The qt remedy, qt 2,4 d, pint of surfactant mixed in 100 gallons. Is that a spot spray, or do you spray the whole pasture with it?
 
Whole pasture and I'll post pics tomorrow of the results of using that mix rate on about 10,000 small chinese tallow--4-10" tall, with a mix of goatweed and some other big broadleaf plant I am not sure what is. A single pass, about 4 mph with a boomless setup.
If I miss some (and I do) I just go back a few days later and use the wand I have on my pasture sprayer.
(again, I don't presume to infer this method will work on anything other than tallow, goatweed and gum trees--and gum trees are more difficult to kill and take longer to die than anything else.)

A pic I took back in April, showing growing tallows:
cowsandtallow015.jpg


The wing dam of my pond with growing tallow in April--I had to use my wand on all these due to the close proximity of water--I just don't like using the broad area nozzles here and getting herbicide in my pond or in anything that can run off into the river.
cowsandtallow043.jpg


I will take pics tomorrow from the same vantage point after spraying within the last week or 2.
I have quite a few of these--we call them Senna Beans. When they get big, they are a bear to kill and they drop beans like crazy. Took this pic the afternoon after spraying that morning. Look close, you can see the blue dye from my broadcast sprayer still visible, but it is already wilted and dying.
spray005.jpg


Taken the same day, wilting tallowfrom that morning's spraying:
spray001.jpg




Same area--dog fennel, goatweed, french mulberry, and tallow wlting:
spray002.jpg




Wish I could use Grazon or some of the other chemicals but just can't.
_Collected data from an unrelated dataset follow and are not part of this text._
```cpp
StTuning default_tuning() {
    StTuning t{};
    t.struct_size = sizeof(StTuning);
    t.overlap = t.fuse = t.fuse_di_head = t.fuse_spatial = t.fuse_gi_sampling = t.fuse_gi_validation = t.fuse_gi_reprojection = 1u;
    t.fuse_wavelet = t.fuse_compose = t.preview_both = t.variance_in_reproject = t.lean_frame = 1u;
    t.skip_scratch_stores = t.di_head_on_main = t.alias_gi_history = 1u;
    t.tile_map = 1u; t.tile_map_denoise = 2u; t.side_priority = 0;
    t.staging = t.double_buffer = t.packed_base = 1u; t.tick_timing = 0u;
    t.anyhit_fast = 1u; t.compact_bvh = 1u; t.wide_bvh = 1u; t.primary_packets = 1u;
    t.allow_deep_bvh = 0u; t.device_bake = 1u;
    return t;
}
static void tuning_from_environment(StTuning& t) {
    struct Clear { const char* name; uint32_t StTuning::*field; };
    static const Clear clears[] = {
        {"ST_NO_OVERLAP", &StTuning::overlap}, {"ST_NO_FUSE", &StTuning::fuse}, {"ST_NO_FUSE_DI_HEAD", &StTuning::fuse_di_head},
        {"ST_NO_FUSE_SPATIAL", &StTuning::fuse_spatial}, {"ST_NO_FUSE_GI_SAMPLING", &StTuning::fuse_gi_sampling},
        {"ST_NO_FUSE_GI_VALIDATION", &StTuning::fuse_gi_validation}, {"ST_NO_FUSE_GI_REPROJECTION", &StTuning::fuse_gi_reprojection},
        {"ST_NO_FUSE_WAVELET", &StTuning::fuse_wavelet}, {"ST_NO_FUSE_COMPOSE", &StTuning::fuse_compose}, {"ST_NO_PREVIEW_BOTH", &StTuning::preview_both},
        {"ST_NO_VARIANCE_IN_REPROJECT", &StTuning::variance_in_reproject},
        {"ST_KEEP_ALL_PLANES", &StTuning::lean_frame}, {"ST_KEEP_SCRATCH", &StTuning::skip_scratch_stores}, {"ST_NO_GI_ALIAS", &StTuning::alias_gi_history},
        {"ST_NO_STAGING", &StTuning::staging}, {"ST_NO_DOUBLE_BUFFER", &StTuning::double_buffer}, {"ST_NO_PACKED_BASE", &StTuning::packed_base},
        {"ST_NO_ANYHIT_FAST", &StTuning::anyhit_fast}, {"ST_NO_COMPACT_BVH", &StTuning::compact_bvh}, {"ST_NO_WIDE_BVH", &StTuning::wide_bvh}, {"ST_NO_PRIMARY_PACKETS", &StTuning::primary_packets},
    };
    for (const Clear& c : clears) if (const char* v = getenv(c.name)) { if (atoi(v) != 0) t.*c.field = 0u; else if (t.*c.field == 0u) t.*c.field = 1u; }
    struct Value { const char* name; uint32_t StTuning::*field; };
    static const Value values[] = {
        {"ST_DI_HEAD_ON_MAIN", &StTuning::di_head_on_main}, {"ST_TILE_MAP_DENOISE", &StTuning::tile_map_denoise}, {"ST_TICK_TIMING", &StTuning::tick_timing},
        {"ST_ALLOW_DEEP_BVH", &StTuning::allow_deep_bvh}, {"ST_DEVICE_BAKE", &StTuning::device_bake},
    };
    if (const char* v = getenv("ST_TILE_MAP")) t.tile_map = t.tile_map_denoise = (uint32_t)atoi(v);
    for (const Value& c : values) if (const char* v = getenv(c.name)) t.*c.field = (uint32_t)atoi(v);
    if (const char* v = getenv("ST_SIDE_PRIORITY")) t.side_priority = atoi(v);
}

Engine::Engine() {
    GpuLight sun{};
    sun.d0 = make_float4(0, 0, 0, 25.0f); sun.d1 = make_float4(0, 0, 0, INFINITY); sun.d2 = make_float4(b2f(1u), 0, 0, 0);
    light_buffer.push_back(sun);
    light_slot[-1] = 0;
    blue_noise.assign(256 * 256 * 4, 0);
    reset_profile_totals();
    tuning = default_tuning();
    tuning_from_environment(tuning);
    staging.enabled = tuning.staging != 0u;
    if (const char* x = getenv("ST_BLOOM_TAIL_BYTES")) bloom_tail_wanted = atoi(x);
    if (const char* x = getenv("ST_EXP")) exp_flags = (uint32_t)strtoul(x, nullptr, 0);
    if (const char* ex = getenv("ST_EXACT")) if (atoi(ex) != 0) { arithmetic = ST_ARITH_EXACT; L = launchers_exact(); }
}
int Engine::set_tuning(const StTuning& t) {
    if (t.struct_size != sizeof(StTuning)) return fail(ST_ERR_INVALID_ARGUMENT, "StTuning::struct_size does not match this library");
    if (t.tile_map > 2u || t.tile_map_denoise > 2u) return fail(ST_ERR_INVALID_ARGUMENT, "tile_map is 0, 1 or 2");
    if (t.wide_stack_entries != 0u && (t.wide_stack_entries < 8u || t.wide_stack_entries > 56u)) return fail(ST_ERR_INVALID_ARGUMENT, "wide_stack_entries is 0 (default) or 8 ... 56");
    if (t.wide_stack_entries != tuning.wide_stack_entries) wide_stack_rearmed = 0u;
    tuning = t;
    staging.enabled = tuning.staging != 0u;
    return ST_OK;
}
void Engine::note_walk_overflow() {
    const bool lane = walk_flags_host[0] != 0u, packet = walk_flags_host[1] != 0u;
    walk_flags_host[0] = 0u; walk_flags_host[1] = 0u;
    if (!lane && !packet) return;
    walk_overflows++; walk_overflow_unreported = true;
    if (packet) packets_overflowed = true;
    if (lane) {
        const uint32_t now = wide_stack_entries_now();
        wide_stack_rearmed = now < 32u ? 32u : (now < 48u ? 48u : 56u);
// ... 18 lines not shown
```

And for beginners--PLEASE, wear long sleeves, gloves, something on your head. I wear a hardhat, with a towel draped over my neck, rubber chem gloves, and always a long sleeve shirt. If I'm in wind and using the wand, I also wear a full face plastic face shield that I normally use when using a grinder. Remedy and 2,4d aren't terribly toxic, but if you do a lot of spraying, you just can't be too careful IMO, especially if your tractor doesn't have a cab (mine does not).
 
How many ounces of remedy, and 2,4 d do you estimate that that you are applying per acre?